Combining continuous with categorical

When there is a significant dichotomy between the continuous and category variable, you may encode the categorical dataset when it is most appropriate. But be aware of creating artificial orders akin to examples like the one below, where gender is label encoded into 0 and 1, then multiplied with age to create an illogical combined category.

Why feature evaluation?

When you generate a new feature from a dataset, how does one determine its value or impact to our goals? There are a number of evaluation methods that can help a data analyst or scientist determine whether a new feature contributes to or interferes with the predictive power of a predictive model. Every project has their own set of unique conditions that are ordered by feature importance.

Tree algorithm

The tree algorithm is a model with a root node (entire dataset) that splits into more distinguishing child nodes (subsets) recursively, until a stopping criterion is met. The end results are leaf nodes (terminal nodes) representing the final predictions/classifications based on the dominant class or average target value in each node. Under this sentence is a list of its characteristics:

• The sooner the features are picked out as benchmarks, the more important it is.

• The more times it is picked out, the more important it is to use as a benchmark.

• If a feature is used as the benchmark of a node more than twice, the individual nodes can be calculated and summed up.

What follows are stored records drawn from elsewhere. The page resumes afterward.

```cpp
template <int H, int J, int PW, bool KD = false>
__device__ __forceinline__ void mf_pivot(double (&a)[kMfPanel], double (&uq)[kMfPanel], double lp, double inv,
                                         double* Lf, double* Up, int lane, bool& bad, double* Dv = nullptr) {
    constexpr int K = kMfPanel * H + J;
    const double u = a[J];
    if constexpr (KD)
        if (lane == 0) Dv[K] = inv;
    double inv_next = 1.0;
    double uk1 = 0.0;
    if constexpr (J + 1 < PW) {
        uk1 = rl64(u, K + 1);
        const double piv = fma(-(uk1 * uk1), inv, rl64(a[J + 1], K + 1));
        bad |= !(piv > 0.0) || !isfinite(piv);
#ifndef RSVIO_K5_RCP_LATE
        double y0 = __builtin_amdgcn_rcp(piv);
        __asm__ volatile("" : "+v"(y0));
        const double e = fma(-piv, y0, 1.0);
        inv_next = fma(y0, fma(e, e, e), y0);
#else
        inv_next = rcp_f64(piv);
#endif
    }
    const double l = u * inv;
    if constexpr (J + 1 < PW) a[J + 1] = fma(-l, uk1, a[J + 1]);
    __builtin_amdgcn_sched_barrier(0);
    if constexpr (J > 0)
#pragma unroll
        for (int jj = J + 2; jj < PW; ++jj) a[jj] = fma(-lp, uq[jj], a[jj]);
    if constexpr (J + 2 < PW) a[J + 2] = fma(-l, rl64(u, K + 2), a[J + 2]);
    Lf[K * kMfLd + lane] = l;
    Up[J * kMfLd + lane] = u;
#ifndef RSVIO_K5_LDSQ
#pragma unroll
    for (int jj = J + 3; jj < PW; ++jj) uq[jj] = rl64(u, kMfPanel * H + jj);
#else
#pragma unroll
    for (int jj = J + 3; jj < PW; ++jj) uq[jj] = Up[J * kMfLd + kMfPanel * H + jj];
#endif
    if constexpr (J + 1 < PW) mf_pivot<H, J + 1, PW, KD>(a, uq, l, inv_next, Lf, Up, lane, bad, Dv);
}

template <int NF, int H, bool KD = false>
__device__ __forceinline__ void mf_factor(const double* M, double* Lf, double* Uh, int lane, bool& bad,
                                          double* Dv = nullptr) {
    constexpr int NP = MfDims<NF>::NP;
    constexpr int C0 = kMfPanel * H;
    constexpr int PW = (NP - C0) < kMfPanel ? (NP - C0) : kMfPanel;
    double a[kMfPanel], uq[kMfPanel];
#pragma unroll
    for (int jj = 0; jj < kMfPanel; ++jj) {
        a[jj] = jj < PW ? M[(C0 + jj) * kMfLd + lane] : 0.0;
        uq[jj] = 0.0;
    }
    const double piv = rl64(a[0], C0);
    bad |= !(piv > 0.0) || !isfinite(piv);
    mf_pivot<H, 0, PW, KD>(a, uq, 0.0, rcp_f64(piv), Lf, Uh, lane, bad, Dv);
}

template <int NF, int H>
__device__ __forceinline__ void mf_update(double* M, const double* Lf, const double* Uh, int lane, int wid, int nw,
                                          int J0, int J1) {
    constexpr int NT = MfDims<NF>::NT;
    constexpr int C0 = kMfPanel * H;
    const int i16 = lane & 15, k4 = lane >> 4;
    int ntile = 0;
    for (int J = J0; J < J1; ++J) ntile += NT - J;
    for (int t = wid; t < ntile; t += nw) {
        int TJ = J0, rem = t;
        while (rem >= NT - TJ) {
            rem -= NT - TJ;
            ++TJ;
        }
        const int TI = TJ + rem;
        double av[2], bv[2];
#pragma unroll
        for (int m = 0; m < 2; ++m) {
            const int kk = 4 * m + k4;
            av[m] = -Uh[kk * kMfLd + 16 * TI + i16];
            bv[m] = Lf[(C0 + kk) * kMfLd + 16 * TJ + i16];
        }
        mf_dbl4 c;
#pragma unroll
        for (int r = 0; r < 4; ++r) c[r] = M[(16 * TJ + i16) * kMfLd + 16 * TI + k4 + 4 * r];
        c = __builtin_amdgcn_mfma_f64_16x16x4f64(av[0], bv[0], c, 0, 0, 0);
        c = __builtin_amdgcn_mfma_f64_16x16x4f64(av[1], bv[1], c, 0, 0, 0);
#pragma unroll
        for (int r = 0; r < 4; ++r) M[(16 * TJ + i16) * kMfLd + 16 * TI + k4 + 4 * r] = c[r];
    }
}

template <int NF, int H, bool KD = false>
__device__ __forceinline__ void mf_panel(double* M, double* Lf, double* Up, int tid, bool& bad, double* Dv = nullptr) {
    constexpr int NT = MfDims<NF>::NT, NH = MfDims<NF>::NH;
    constexpr int C0 = kMfPanel * H;
    const int lane = tid & 63, wave = tid >> 6;
    if constexpr (H == 0) STAMP(9); else if constexpr (H == 2) STAMP(15); else if constexpr (H == 4) STAMP(30);
    if constexpr (H + 1 == NH) STAMP(7);
    if constexpr (H + 1 < NH) {
        constexpr int T0 = (C0 + kMfPanel) / 16;
        double* Uh = Up + (H & 1) * kMfPanel * kMfLd;
        if (wave == 0) {
            mf_update<NF, H>(M, Lf, Uh, lane, 0, 1, T0, T0 + 1);
            __builtin_amdgcn_fence(__ATOMIC_SEQ_CST, "wavefront");
            __builtin_amdgcn_wave_barrier();
            mf_factor<NF, H + 1, KD>(M, Lf, Up + ((H + 1) & 1) * kMfPanel * kMfLd, lane, bad, Dv);
        } else {
            mf_update<NF, H>(M, Lf, Uh, lane, wave - 1, kK5Threads / 64 - 1, T0 + 1, NT);
        }
        __syncthreads();
        if constexpr (H == 0) STAMP(13); else if constexpr (H == 2) STAMP(19); else if constexpr (H == 4) STAMP(31);
        mf_panel<NF, H + 1, KD>(M, Lf, Up, tid, bad, Dv);
    }
}

#ifdef RSVIO_STAMPS
#define WSTAMP(w, k)                                                                           \
    do {                                                                                       \
        if (threadIdx.x == 64 * (w) && blockIdx.x < 4096) {                                    \
            __builtin_amdgcn_s_waitcnt(0);                                                     \
            g_dbg[blockIdx.x * 32 + (k)] = (unsigned long long)clock64();                      \
        }                                                                                      \
    } while (0)
#else
#define WSTAMP(w, k) \
    do {             \
    } while (0)
#endif

template <int NF>
struct BkDims {
    static constexpr int NP = 6 * NF;
    static constexpr int RPL = NP + 1 <= 64 ? 1 : 2;
    static constexpr int NT = (NP + 1 + 15) / 16;
    static constexpr int NPP = 16 * NT;
    static constexpr int NTC = (NP + 15) / 16;
    static constexpr int LD = NF <= 10 ? kMfLd : kBkLd;
};

template <int NF, int K, int NWU>
__device__ __forceinline__ void bk_update(double* M, const double* Uk, int lane, int wid, int env) {
    using D = BkDims<NF>;
    constexpr int c0 = 6 * K, cmin = c0 + 12;
    if constexpr (cmin < D::NP) {
        constexpr int TJ0 = cmin / 16;
        constexpr int ntile_dense = (D::NTC - TJ0) * D::NT - (D::NTC - 1 + TJ0) * (D::NTC - TJ0) / 2;
        constexpr int Q = (ntile_dense + NWU - 1) / NWU;
        constexpr int TIb = D::NP / 16;
        const int rlast = min(6 * (env + 1), D::NP) - 1;
        const int TIe = rlast / 16;
        const int TJe = env >= K + 2 ? min(TIe, D::NTC - 1) : TJ0 - 1;
        const int extra = TIb > TIe ? 1 : 0;
        int ntile = 0;
        for (int TJ = TJ0; TJ <= TJe; ++TJ) ntile += TIe - TJ + 1 + extra;
        const int i16 = lane & 15, k4 = lane >> 4;
        double av[Q][2], bv[Q][2];
        mf_dbl4 c[Q];
        int base[Q];
        bool live[Q];
#pragma unroll
        for (int q = 0; q < Q; ++q) {
            const int t = wid + NWU * q;
            int TJ = TJ0, rem = t < ntile ? t : 0;
            while (rem >= TIe - TJ + 1 + extra) {
                rem -= TIe - TJ + 1 + extra;
                ++TJ;
            }
            const int TI = rem <= TIe - TJ ? TJ + rem : TIb;
            const int col = 16 * TJ + i16;
            live[q] = t < ntile && col >= cmin && col < D::NP;
            base[q] = col * D::LD + 16 * TI + k4;
#pragma unroll
            for (int m = 0; m < 2; ++m) {
                const int kk = 4 * m + k4;
                av[q][m] = kk < 6 ? -Uk[kk * D::LD + 16 * TI + i16] : 0.0;
                bv[q][m] = (kk < 6 && live[q]) ? M[(c0 + kk) * D::LD + col] : 0.0;
            }
#pragma unroll
            for (int r = 0; r < 4; ++r) c[q][r] = live[q] ? M[base[q] + 4 * r] : 0.0;
        }
#pragma unroll
        for (int q = 0; q < Q; ++q)
            if (wid + NWU * q < ntile) c[q] = __builtin_amdgcn_mfma_f64_16x16x4f64(av[q][0], bv[q][0], c[q], 0, 0, 0);
#pragma unroll
        for (int q = 0; q < Q; ++q)
            if (wid + NWU * q < ntile) c[q] = __builtin_amdgcn_mfma_f64_16x16x4f64(av[q][1], bv[q][1], c[q], 0, 0, 0);
#pragma unroll
        for (int q = 0; q < Q; ++q)
            if (live[q])
#pragma unroll
                for (int r = 0; r < 4; ++r) M[base[q] + 4 * r] = c[q][r];
    }
}

template <int NF, int K, int NW, bool KD = false>
__device__ __forceinline__ void bk_steps(double* M, double* U, double* Dsc, double* Lsc,
                                         double (&a)[BkDims<NF>::RPL][6], int tid, bool& bad,
                                         const unsigned char* env, double* Dv = nullptr) {
    using D = BkDims<NF>;
    constexpr int RPL = D::RPL, LD = D::LD, c0 = 6 * K;
    const int lane = tid & 63, wave = tid >> 6;
    double u[RPL][6];
    if constexpr (K < 9) WSTAMP(0, 8 + K);
    WSTAMP(0, 32 + K);
    WSTAMP(1, 64 + K);
    WSTAMP(7, 160 + K);
    if (wave == 0) {
        double Dg[6][6], Lg[6][6], inv[6];
#ifdef RSVIO_BK_DIAG_LDS
#pragma unroll
        for (int h = 0; h < RPL; ++h) {
            const int i = lane + 64 * h - c0;
            if (i >= 0 && i < 6)
#pragma unroll
                for (int j = 0; j < 6; ++j) Dsc[6 * i + j] = a[h][j];
        }
        __builtin_amdgcn_fence(__ATOMIC_SEQ_CST, "wavefront");
        __builtin_amdgcn_wave_barrier();
#pragma unroll
        for (int i = 0; i < 6; ++i)
#pragma unroll
            for (int j = 0; j <= i; ++j) Dg[i][j] = Dsc[6 * i + j];
#else
#pragma unroll
        for (int i = 0; i < 6; ++i)
#pragma unroll
            for (int j = 0; j <= i; ++j) Dg[i][j] = rl64(a[(c0 + i) >> 6][j], (c0 + i) & 63);
#endif
#pragma unroll
        for (int j = 0; j < 6; ++j) {
            const double piv = Dg[j][j];
            bad |= !(piv > 0.0) || !isfinite(piv);
            inv[j] = rcp_f64(piv);
#pragma unroll
            for (int i = j + 1; i < 6; ++i) Lg[i][j] = Dg[i][j] * inv[j];
#pragma unroll
            for (int i = j + 1; i < 6; ++i)
#pragma unroll
                for (int i2 = j + 1; i2 <= i; ++i2) Dg[i][i2] = fma(-Lg[i][j], Dg[i2][j], Dg[i][i2]);
        }
        if constexpr (KD)
            if (lane == 0)
#pragma unroll
                for (int j = 0; j < 6; ++j) Dv[c0 + j] = inv[j];
#pragma unroll
        for (int h = 0; h < RPL; ++h) {
            const int r = lane + 64 * h, i = r - c0;
            double t[6], l[6];
#pragma unroll
            for (int j = 0; j < 6; ++j) t[j] = a[h][j];
#pragma unroll
            for (int j = 0; j < 6; ++j) {
                u[h][j] = t[j];
                l[j] = t[j] * inv[j];
#pragma unroll
                for (int j2 = j + 1; j2 < 6; ++j2) t[j2] = fma(-l[j], Dg[j2][j], t[j2]);
            }
            const bool below = i >= 6 && r <= D::NP;
            if (i >= 0 && r <= D::NP)
// ... 3352 lines not shown
```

• The larger the metric, the higher the importance of the node. If the metric is negative, it means that the feature cannot be effectively branched.

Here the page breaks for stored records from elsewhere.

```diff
@@ -1830,11 +1871,12 @@
                 if (STATS) st.c[1]++;
                 const float ofx = (float)p.r.ox, ofy = (float)p.r.oy, ofz = (float)p.r.oz;
                 const float oo32 = __builtin_fmaf(ofz, ofz, __builtin_fmaf(ofy, ofy, ofx * ofx));
+                int facing;
                 if (__builtin_expect((ballot64(p.r.dz == 0.0) | ballot64(!(oo32 < 0.999e6f))) != 0ull, 0))
-                    scan_shapes_fast<true, true, MAX32, TYP, 1>(P, p.r, p.self, hit, t, nullptr, fsph_lds);
+                    scan_shapes_fast<true, true, MAX32, TYP, 1, true>(P, p.r, p.self, hit, t, nullptr, fsph_lds, &facing);
                 else
-                    scan_shapes_fast<true, true, MAX32, TYP, 0>(P, p.r, p.self, hit, t, nullptr, fsph_lds);
-                cont = shade_hit_fast<STATS, false, true, TYP, false, false>(P, p, set_p, i, hit, -1, t, Lr, Lg, Lb, st, 0, frec_lds);
+                    scan_shapes_fast<true, true, MAX32, TYP, 0, true>(P, p.r, p.self, hit, t, nullptr, fsph_lds, &facing);
+                cont = shade_hit_fast<STATS, false, true, TYP, false, false, true>(P, p, set_p, i, hit, -1, t, Lr, Lg, Lb, st, 0, frec_lds, facing);
             }
             if (live && !cont) {
                 if (STATS && !trace) st.c[7]++;
diff --git a/flux_amd/csrc/scene_build.cpp b/flux_amd/csrc/scene_build.cpp
--- a/flux_amd/csrc/scene_build.cpp
+++ b/flux_amd/csrc/scene_build.cpp
@@ -246,6 +246,7 @@
     if (rp.n_uni == 1) {
         const DevScanSphere &es = fsph[rp.uni_idx[0]];
         rp.env_px = es.px; rp.env_py = es.py; rp.env_pz = es.pz; rp.env_rr = es.rr;
+        rp.env32 = env_sphere32(es.px, es.py, es.pz, es.rr, rp.env_deep);
     }
     rp.f32_valid = fsph.size() >= 32 ? 0xffffffffu : (1u << fsph.size()) - 1u;
     if (h.filter32 && fsph.size() <= 32) {
diff --git a/profiles/r11_scan_verdicts/env_block_after.s b/profiles/r11_scan_verdicts/env_block_after.s
--- /dev/null
+++ b/profiles/r11_scan_verdicts/env_block_after.s
@@ -0,0 +1,81 @@
+.LBB24_193:
+	s_or_b64 exec, exec, s[8:9]
+	v_fma_f32 v1, s22, v46, v52
+	v_fmac_f32_e32 v1, s21, v44
+	v_fmac_f32_e32 v2, s22, v10
+	v_fmac_f32_e32 v1, s20, v6
+	v_fmac_f32_e32 v2, s21, v4
+	v_add_f32_e32 v3, s23, v1
+	v_add_f32_e32 v1, s74, v52
+	v_mul_f32_e32 v4, 0x370637bd, v1
+	v_fmac_f32_e32 v2, s20, v0
+	s_load_dword s2, s[68:69], 0x31c
+	s_load_dword s14, s[68:69], 0x1d4
+	v_sub_f32_e32 v1, v3, v4
+	v_add_f32_e32 v0, v2, v2
+	v_add_f32_e32 v2, v3, v4
+	v_cvt_f32_f64_e32 v3, v[8:9]
+	v_fmamk_f32 v4, v3, 0x3f7fff7a, v0
+	v_fmac_f32_e32 v1, v3, v4
+	v_fmamk_f32 v0, v3, 0x3f800043, v0
+	s_waitcnt lgkmcnt(0)
+	v_cmp_ngt_f32_e32 vcc, s2, v2
+	v_fmac_f32_e32 v2, v3, v0
+	v_cmp_lt_i32_e64 s[2:3], -1, v54
+	v_cmp_nlt_f32_e64 s[4:5], 0, v1
+	s_and_b64 s[4:5], s[4:5], s[2:3]
+	v_cmp_ngt_f32_e64 s[2:3], 0, v2
+	s_and_b64 s[2:3], s[4:5], s[2:3]
+	s_or_b64 s[2:3], s[2:3], vcc
+	s_cmp_lg_u64 s[2:3], 0
+	s_cselect_b64 s[4:5], -1, 0
+	s_and_b64 vcc, exec, s[4:5]
+	s_cbranch_vccz .LBB24_195
+	s_andn2_b64 vcc, exec, s[4:5]
+	s_cbranch_vccz .LBB24_198
+	s_branch .LBB24_216
+.LBB24_195:
+	v_cmp_gt_i32_e32 vcc, 0, v54
+	v_cmp_lt_f32_e64 s[2:3], 0, v1
+	s_or_b64 s[8:9], vcc, s[2:3]
+	s_and_saveexec_b64 s[2:3], s[8:9]
+	s_cbranch_execz .LBB24_197
+	s_load_dwordx2 s[8:9], s[68:69], 0x1e8
+	v_mov_b32_e32 v47, 0x5f800000
+	v_mov_b32_e32 v54, s14
+	s_waitcnt lgkmcnt(0)
+	v_add_f64 v[8:9], s[8:9], s[8:9]
+.LBB24_197:
+	s_or_b64 exec, exec, s[2:3]
+	s_andn2_b64 vcc, exec, s[4:5]
+	s_cbranch_vccnz .LBB24_216
+.LBB24_198:
+	s_load_dwordx8 s[16:23], s[68:69], 0x1f8
+	s_load_dwordx4 s[8:11], s[68:69], 0x218
+	v_cmp_lt_i32_e64 s[2:3], -1, v54
+	s_waitcnt lgkmcnt(0)
+	v_add_f64 v[2:3], v[18:19], -s[18:19]
+	v_add_f64 v[6:7], v[24:25], -s[22:23]
+	v_add_f64 v[4:5], v[20:21], -s[20:21]
+	v_mul_f64 v[0:1], v[12:13], v[2:3]
+	v_fma_f64 v[10:11], v[6:7], v[6:7], -s[8:9]
+	v_fmac_f64_e32 v[0:1], v[4:5], v[14:15]
+	v_fmac_f64_e32 v[10:11], v[4:5], v[4:5]
+	v_fmac_f64_e32 v[0:1], v[6:7], v[16:17]
+	v_fmac_f64_e32 v[10:11], v[2:3], v[2:3]
+	v_fma_f64 v[2:3], v[0:1], v[0:1], -v[10:11]
+	v_add_f64 v[4:5], v[8:9], v[0:1]
+	v_fma_f64 v[44:45], v[4:5], v[4:5], v[2:3]
+	v_fma_f64 v[6:7], -v[4:5], v[4:5], v[2:3]
+	v_mul_f64 v[44:45], s[10:11], v[44:45]
+	v_cmp_le_f64_e64 s[4:5], |v[6:7]|, v[44:45]
+	v_cmp_ngt_f64_e32 vcc, s[16:17], v[10:11]
+	s_and_b64 s[4:5], s[4:5], s[2:3]
+	s_or_b64 s[4:5], s[4:5], vcc
+	s_cmp_lg_u64 s[4:5], 0
+	s_cselect_b64 s[4:5], -1, 0
+	s_and_b64 vcc, exec, s[4:5]
+	s_cbranch_vccz .LBB24_200
+	s_andn2_b64 vcc, exec, s[4:5]
+	s_cbranch_vccz .LBB24_205
+	s_branch .LBB24_216
diff --git a/profiles/r11_scan_verdicts/env_block_before.s b/profiles/r11_scan_verdicts/env_block_before.s
--- /dev/null
+++ b/profiles/r11_scan_verdicts/env_block_before.s
@@ -0,0 +1,27 @@
+.LBB24_191:
+	s_or_b64 exec, exec, s[6:7]
+	s_load_dwordx8 s[16:23], s[68:69], 0x1f8
+	s_load_dword s14, s[68:69], 0x1d4
+	s_load_dwordx4 s[8:11], s[68:69], 0x218
+	v_cmp_lt_i32_e64 s[2:3], -1, v54
+	s_waitcnt lgkmcnt(0)
+	v_add_f64 v[2:3], v[18:19], -s[18:19]
+	v_add_f64 v[6:7], v[20:21], -s[20:21]
+	v_mul_f64 v[4:5], v[12:13], v[2:3]
+	v_add_f64 v[8:9], v[24:25], -s[22:23]
+	v_fmac_f64_e32 v[4:5], v[6:7], v[14:15]
+	v_fmac_f64_e32 v[4:5], v[8:9], v[16:17]
+	v_fma_f64 v[8:9], v[8:9], v[8:9], -s[8:9]
+	v_fmac_f64_e32 v[8:9], v[6:7], v[6:7]
+	v_fmac_f64_e32 v[8:9], v[2:3], v[2:3]
+	v_fma_f64 v[2:3], v[4:5], v[4:5], -v[8:9]
+	v_add_f64 v[6:7], v[0:1], v[4:5]
+	v_fma_f64 v[44:45], v[6:7], v[6:7], v[2:3]
+	v_fma_f64 v[10:11], -v[6:7], v[6:7], v[2:3]
+	v_mul_f64 v[44:45], s[10:11], v[44:45]
+	v_cmp_le_f64_e64 s[6:7], |v[10:11]|, v[44:45]
+	v_cmp_ngt_f64_e32 vcc, s[16:17], v[8:9]
+	s_and_b64 s[2:3], s[6:7], s[2:3]
+	s_or_b64 s[2:3], s[2:3], vcc
+	s_cmp_lg_u64 s[2:3], 0
+	s_cbranch_scc0 .LBB24_201
diff --git a/profiles/r11_scan_verdicts/facing_block_after.s b/profiles/r11_scan_verdicts/facing_block_after.s
--- /dev/null
+++ b/profiles/r11_scan_verdicts/facing_block_after.s
@@ -0,0 +1,68 @@
+	s_movk_i32 s4, 0x60
+	v_mul_lo_u32 v0, v54, s4
+	v_add_u32_e32 v46, 0x60, v0
+	ds_read_b64 v[44:45], v46 offset:64
+	v_mov_b32_e32 v4, 1
+	v_mov_b64_e32 v[10:11], 0
+	v_mov_b64_e32 v[2:3], 0
+	v_mov_b64_e32 v[0:1], 0
+	s_waitcnt lgkmcnt(0)
+	v_cmp_eq_u32_e32 vcc, 1, v45
+	s_and_saveexec_b64 s[4:5], vcc
+	s_cbranch_execz .LBB24_224
+	ds_read2_b64 v[4:7], v46 offset0:2 offset1:3
+	ds_read2_b64 v[0:3], v46 offset0:4 offset1:5
+	ds_read_b64 v[10:11], v46 offset:48
+	v_and_b32_e32 v45, 0x7ffffffe, v47
+	s_mov_b32 s6, 0x3d71979a
+	v_cmp_gt_u32_e32 vcc, s6, v45
+	s_cbranch_vccz .LBB24_231
+	ds_read2_b64 v[48:51], v46 offset1:1
+	s_waitcnt lgkmcnt(3)
+	v_add_f64 v[52:53], v[24:25], -v[4:5]
+	v_fmac_f64_e32 v[52:53], v[16:17], v[8:9]
+	v_cmp_eq_u32_e32 vcc, 0, v44
+	v_mul_f64 v[52:53], v[6:7], v[52:53]
+	s_waitcnt lgkmcnt(0)
+	v_add_f64 v[56:57], v[18:19], -v[48:49]
+	v_add_f64 v[60:61], v[20:21], -v[50:51]
+	v_fmac_f64_e32 v[56:57], v[12:13], v[8:9]
+	v_fmac_f64_e32 v[60:61], v[14:15], v[8:9]
+	v_mul_f64 v[56:57], v[56:57], v[6:7]
+	v_mul_f64 v[60:61], v[6:7], v[60:61]
+	v_cndmask_b32_e32 v45, v49, v57, vcc
+	v_cndmask_b32_e32 v44, v48, v56, vcc
+	v_cndmask_b32_e32 v49, v51, v61, vcc
+	v_cndmask_b32_e32 v48, v50, v60, vcc
+	v_cndmask_b32_e32 v5, v5, v53, vcc
+	v_cndmask_b32_e32 v4, v4, v52, vcc
+	v_mul_f64 v[44:45], v[12:13], v[44:45]
+	v_fma_f64 v[44:45], v[14:15], -v[48:49], -v[44:45]
+	v_mul_f64 v[4:5], v[16:17], v[4:5]
+	v_cmp_gt_f64_e64 s[6:7], v[44:45], v[4:5]
+	s_cbranch_execnz .LBB24_221
+.LBB24_220:
+	s_waitcnt lgkmcnt(2)
+	v_xor_b32_e32 v4, v47, v7
+	v_cmp_gt_i32_e32 vcc, 0, v4
+	s_andn2_b64 s[6:7], s[6:7], exec
+	s_and_b64 s[8:9], vcc, exec
+	s_or_b64 s[6:7], s[6:7], s[8:9]
+.LBB24_221:
+	s_xor_b64 s[8:9], s[6:7], -1
+	s_waitcnt lgkmcnt(2)
+	v_cndmask_b32_e64 v4, 0, 1, s[8:9]
+	v_cmp_ne_u32_e32 vcc, 0, v4
+	s_cbranch_vccz .LBB24_223
+	s_waitcnt lgkmcnt(0)
+	v_cndmask_b32_e64 v11, 0, v11, s[6:7]
+	v_cndmask_b32_e64 v10, 0, v10, s[6:7]
+	v_cndmask_b32_e64 v3, 0, v3, s[6:7]
+	v_cndmask_b32_e64 v2, 0, v2, s[6:7]
+	v_cndmask_b32_e64 v1, 0, v1, s[6:7]
+	v_cndmask_b32_e64 v0, 0, v0, s[6:7]
+.LBB24_223:
+	v_mov_b32_e32 v4, 0
+.LBB24_224:
+	s_or_b64 exec, exec, s[4:5]
+.LBB24_225:
diff --git a/profiles/r11_scan_verdicts/facing_block_before.s b/profiles/r11_scan_verdicts/facing_block_before.s
--- /dev/null
+++ b/profiles/r11_scan_verdicts/facing_block_before.s
@@ -0,0 +1,54 @@
+	s_movk_i32 s4, 0x60
+	v_mul_lo_u32 v0, v10, s4
+	v_add_u32_e32 v9, 0x60, v0
+	ds_read_b32 v0, v9 offset:68
+	v_mov_b32_e32 v8, 1
+	v_mov_b64_e32 v[6:7], 0
+	v_mov_b64_e32 v[2:3], 0
+	s_waitcnt lgkmcnt(0)
+	v_cmp_eq_u32_e32 vcc, 1, v0
+	v_mov_b64_e32 v[0:1], 0
+	s_and_saveexec_b64 s[4:5], vcc
+	s_cbranch_execz .LBB24_212
+	ds_read2_b64 v[44:47], v9 offset0:2 offset1:3
+	ds_read2_b64 v[0:3], v9 offset0:4 offset1:5
+	ds_read_b64 v[6:7], v9 offset:48
+	ds_read_b32 v11, v9 offset:64
+	ds_read2_b64 v[48:51], v9 offset1:1
+	s_waitcnt lgkmcnt(4)
+	v_add_f64 v[8:9], v[24:25], -v[44:45]
+	v_fmac_f64_e32 v[8:9], v[16:17], v[4:5]
+	v_mul_f64 v[8:9], v[46:47], v[8:9]
+	s_waitcnt lgkmcnt(1)
+	v_cmp_eq_u32_e32 vcc, 0, v11
+	s_nop 1
+	v_cndmask_b32_e32 v9, v45, v9, vcc
+	v_cndmask_b32_e32 v8, v44, v8, vcc
+	s_waitcnt lgkmcnt(0)
+	v_add_f64 v[44:45], v[20:21], -v[50:51]
+	v_fmac_f64_e32 v[44:45], v[14:15], v[4:5]
+	v_mul_f64 v[44:45], v[46:47], v[44:45]
+	v_cndmask_b32_e32 v45, v51, v45, vcc
+	v_cndmask_b32_e32 v44, v50, v44, vcc
+	v_add_f64 v[50:51], v[18:19], -v[48:49]
+	v_fmac_f64_e32 v[50:51], v[12:13], v[4:5]
+	v_mul_f64 v[46:47], v[46:47], v[50:51]
+	v_cndmask_b32_e32 v47, v49, v47, vcc
+	v_cndmask_b32_e32 v46, v48, v46, vcc
+	v_mul_f64 v[46:47], v[12:13], v[46:47]
+	v_fma_f64 v[44:45], v[14:15], -v[44:45], -v[46:47]
+	v_mul_f64 v[8:9], v[16:17], v[8:9]
+	v_cmp_ngt_f64_e32 vcc, v[44:45], v[8:9]
+	s_cbranch_vccz .LBB24_211
+	s_nop 0
+	v_cndmask_b32_e64 v7, v7, 0, vcc
+	v_cndmask_b32_e64 v6, v6, 0, vcc
+	v_cndmask_b32_e64 v3, v3, 0, vcc
+	v_cndmask_b32_e64 v2, v2, 0, vcc
+	v_cndmask_b32_e64 v1, v1, 0, vcc
+	v_cndmask_b32_e64 v0, v0, 0, vcc
+.LBB24_211:
+	v_mov_b32_e32 v8, 0
+.LBB24_212:
+	s_or_b64 exec, exec, s[4:5]
+.LBB24_213:
```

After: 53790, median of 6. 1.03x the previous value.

• The higher the sum of Entropy or Gini, the more important it is.

Adding to the last list item, the Gini impurity measures the frequency at which any element of the dataset will be mislabeled when it is randomly labeled. The optimum split is chosen by the features with less Gini Index, to a minimum value of 0. Entropy is a measure of information that indicates the disorder of the features with the target. Similar to the Gini Index, the optimum split is chosen by the feature with less entropy. It gets its max value when the probability of two classes is the same and a node is pure when the entropy has its minimum value of 0.

Permutation importance

Permutation importance is a model inspection technique that measures the contribution of each feature to a fitted model’s statistical performance on a given dataset.

A critical step in permutation importance is swapping the value of a feature with another to confirm whether the final result will be affected. If the final result is affected, it means that changing the value of the feature will affect the final result, indicating that the feature is important. Otherwise, it is unimportant.